Many of the communications constraints of earlier distributed architectures for solving complex problems, such as blackboard architectures,  can be mitigated with advances in virtualization.  So, in a nutshell, virtualization technologies, are one of the most important underlying capabilities required for distributed, high performance CEP applications, in my opinion.

The article, Virtualization hot; ITIL, IPv6 not,  appears to indicate that some of the top IT managers at Interop New York might agree with me.  

Unfortunately for a few software vendors, virtualization threatens to dilute their market share for ESB and message bus sale.  (OBTW, SOA is DOA.)   “Old hat” UNIX system programmers will recall how the UNIX IPC called “message queues” lost favor to sockets, pipes and shared memory.   A similar trend is happening in the virtualization world with RDMA as a distributed shared memory technology versus message-based communications technologies.  I will opine more on this topic later.


Event Cloud Computing – IBM Turning Data Centers Into ‘Computing Cloud’

November 15, 2007

 I predict we may experience less debates on the use of the term “event cloud” related to CEP in the future, now that both IBM and Google  have made announcements about “cloud computing” and “computing cloud”, IBM Turning Data Centers Into ‘Computing Cloud’

“The initiative also builds on IBM’s announcement with Google last  month that they are developing cloud computing environments for  academic use.  But today’s announcement is aimed more widely at corporations and government users that want the extreme scale made possibly by lashing together pools of computers.”

This also furthers the notion and architecture we have been advocating, that event processing will move toward a distributed, cooperative computing model..

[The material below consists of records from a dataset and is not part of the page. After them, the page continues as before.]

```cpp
void launch_generation(nlsg_de *e, int par, uint64_t generation, int ignore_done = 0) {
  e->p.gen_key = ctr_key(e->p.seed, generation);
  const uint64_t waves = generation_waves(e);
  const dim3 grid(static_cast<unsigned>((waves + 3) / 4)), block(256);
  if (e->cfg.objective == NLSG_OBJ_CUSTOM) {
    void *args[] = {&e->p, &par, &generation, &ignore_done};
    launch_module(e, e->rtc.generation, grid.x, args);
    return;
  }
  if (e->long_rows) {
#define CALL(OBJ)                                                                               \
  if (e->p.vec)                                                                                 \
    hipLaunchKernelGGL((de_generation_long_kernel<OBJ, true>), grid, block, 0, e->stream, e->p, \
                       par, generation, ignore_done);                                           \
  else                                                                                          \
    hipLaunchKernelGGL((de_generation_long_kernel<OBJ, false>), grid, block, 0, e->stream, e->p, \
                       par, generation, ignore_done)
    NLSG_FOR_OBJ_LONG(e->cfg.objective, CALL)
#undef CALL
    return;
  }
  if (e->group) {
    switch (e->cfg.objective) {
      case NLSG_OBJ_ROSENBROCK:
        launch_generation_groups<NLSG_OBJ_ROSENBROCK>(e, grid, par, generation, ignore_done);
        break;
      case NLSG_OBJ_SPHERE:
        launch_generation_groups<NLSG_OBJ_SPHERE>(e, grid, par, generation, ignore_done);
        break;
      case NLSG_OBJ_STYBLINSKI_TANG:
        launch_generation_groups<NLSG_OBJ_STYBLINSKI_TANG>(e, grid, par, generation, ignore_done);
        break;
      default:
        launch_generation_groups<NLSG_OBJ_RASTRIGIN>(e, grid, par, generation, ignore_done);
        break;
    }
    return;
  }
#define CALL_B(OBJ, C, V, B, S)                                                                   \
  hipLaunchKernelGGL((de_generation_kernel<OBJ, C, V, B, S>), grid, block, 0, e->stream, e->p, par, \
                     generation, ignore_done)
#define CALL(OBJ, C)                                                          \
  if (e->p.bound & kDeBoundScreen) {                                          \
    if (e->p.vec) CALL_B(OBJ, C, true, TermsNonNegative<OBJ>::value, (TermsNonNegative<OBJ>::value && C == 1));  \
    else CALL_B(OBJ, C, false, TermsNonNegative<OBJ>::value, (TermsNonNegative<OBJ>::value && C == 1));          \
  } else if (e->p.bound) {                                                    \
    if (e->p.vec) CALL_B(OBJ, C, true, TermsNonNegative<OBJ>::value, false);  \
    else CALL_B(OBJ, C, false, TermsNonNegative<OBJ>::value, false);          \
  } else if (e->p.vec) CALL_B(OBJ, C, true, false, false);                    \
  else CALL_B(OBJ, C, false, false, false)
// ... 659 lines not shown
```

Before: 3.362 billion candidate-evals/s.

## Add fast path for distinct donor selection via DPP and bpermute in DE pair kernel

In the paired-agent DE generation path, a fast path checks with two DPP row shifts and ballots whether the first drawn lanes already give distinct donors. When they do, it gathers jrand, donors and home bits with ds_bpermute per half instead of the serial chain of readlanes, ctz and ballots, which stays as a fallback. Screen-tries and decision logic become wave-uniform scalar values read from lanes 0 and 32, so the per-lane count bookkeeping and one ballot are dropped. The fast path brings LDS-permute latency and extra ballots, and the donor choice must still match the fallback.

New measurement: 3.312 billion candidate-evals/s. 0.985x the previous value.

```diff
diff --git a/nlsolver_amd/csrc/nlsg_common.h b/nlsolver_amd/csrc/nlsg_common.h
--- a/nlsolver_amd/csrc/nlsg_common.h
+++ b/nlsolver_amd/csrc/nlsg_common.h
@@ -213,6 +213,19 @@
   return __longlong_as_double(static_cast<long long>(
       readlane64(static_cast<uint64_t>(__double_as_longlong(v)), src)));
 }
+__device__ inline uint32_t half_index() { return (static_cast<uint32_t>(threadIdx.x) & 32u) << 2; }
+template <int K>
+__device__ inline uint32_t half_lane(uint32_t v, uint32_t index) {
+  static_assert(K >= 0 && K < 32, "a lane of the own half");
+  return static_cast<uint32_t>(
+      __builtin_amdgcn_ds_bpermute(static_cast<int>(index + 4u * K), static_cast<int>(v)));
+}
+template <int N>
+__device__ inline uint32_t row_down(uint32_t v) {
+  static_assert(N == 1 || N == 2, "");
+  return static_cast<uint32_t>(__builtin_amdgcn_mov_dpp(static_cast<int>(v), 0x100 + N, 0xF, 0xF, true));
+}
+
 __device__ inline bool lane_bit(uint64_t m) {
 #if __has_builtin(__builtin_amdgcn_inverse_ballot_w64)
   return __builtin_amdgcn_inverse_ballot_w64(m);
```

A Model For Distributed Event Processing

November 1, 2007

In my last post, Analytical Patterns for Complex Event Processing, I provided an overview of a few slides I presented in March of 2006 at first event processing symposium titled Processing Patterns for Predictive Business.  In that same presentation (slide 15), I also introduced a generic high level architecture (HLA) for event processing in the illustration below:

HLA for Distributed Event Processing

The figure above is a application of historical work, more than a decade ago, in distributed blackboard architectures applied to complex event processing.

The genesis of the blackboard architectural concept was in the field of Artificial Intelligence (AI) to address issues of information sharing among multiple heterogeneous problem-solving agents.   As the name suggests,  the term “blackboard architecture” is a processing metaphor where intelligent agents collaborate around a blackboard to solve a complex problem.

Basically, the HLA consists of two key functional elements, (1) distributed data set (the “blackboard”) and “knowledge sources” (KS) that function as (self actuated or orchestrated) intelligent agents working together to solve complex problems.  

When I was first introduced to Dr. David Luckham’s book, The Power of Events: An Introduction to Complex Event Processing in Distributed Enterprise Systems, I immediately understood that distributed (complex) event processing, which included an event processing network  (EPN) and collaborative distributed event processing agents (EPAs), follow the same generic architectual pattern as other distributed, collaborative problem-solving software architectures. This also made perfect sense to me considering Dr. Luckham’s strong background in AI at Stanford.

In a nutshell, in my mind, “CEP engines” should operate as intelligent agents collaborating to solve complex distributed computing problems.   Professionally, I have much stronger interest in collaborative distributed agent-based network computing that stand-alone event processing.

An exciting complimentary technology for complex event processing is distributed object caching and grid computing, which I will discuss in more detail in a later post.  Together, these architectures, analytics and technologies help paint a total picture of the future of event processing, at least in my mind.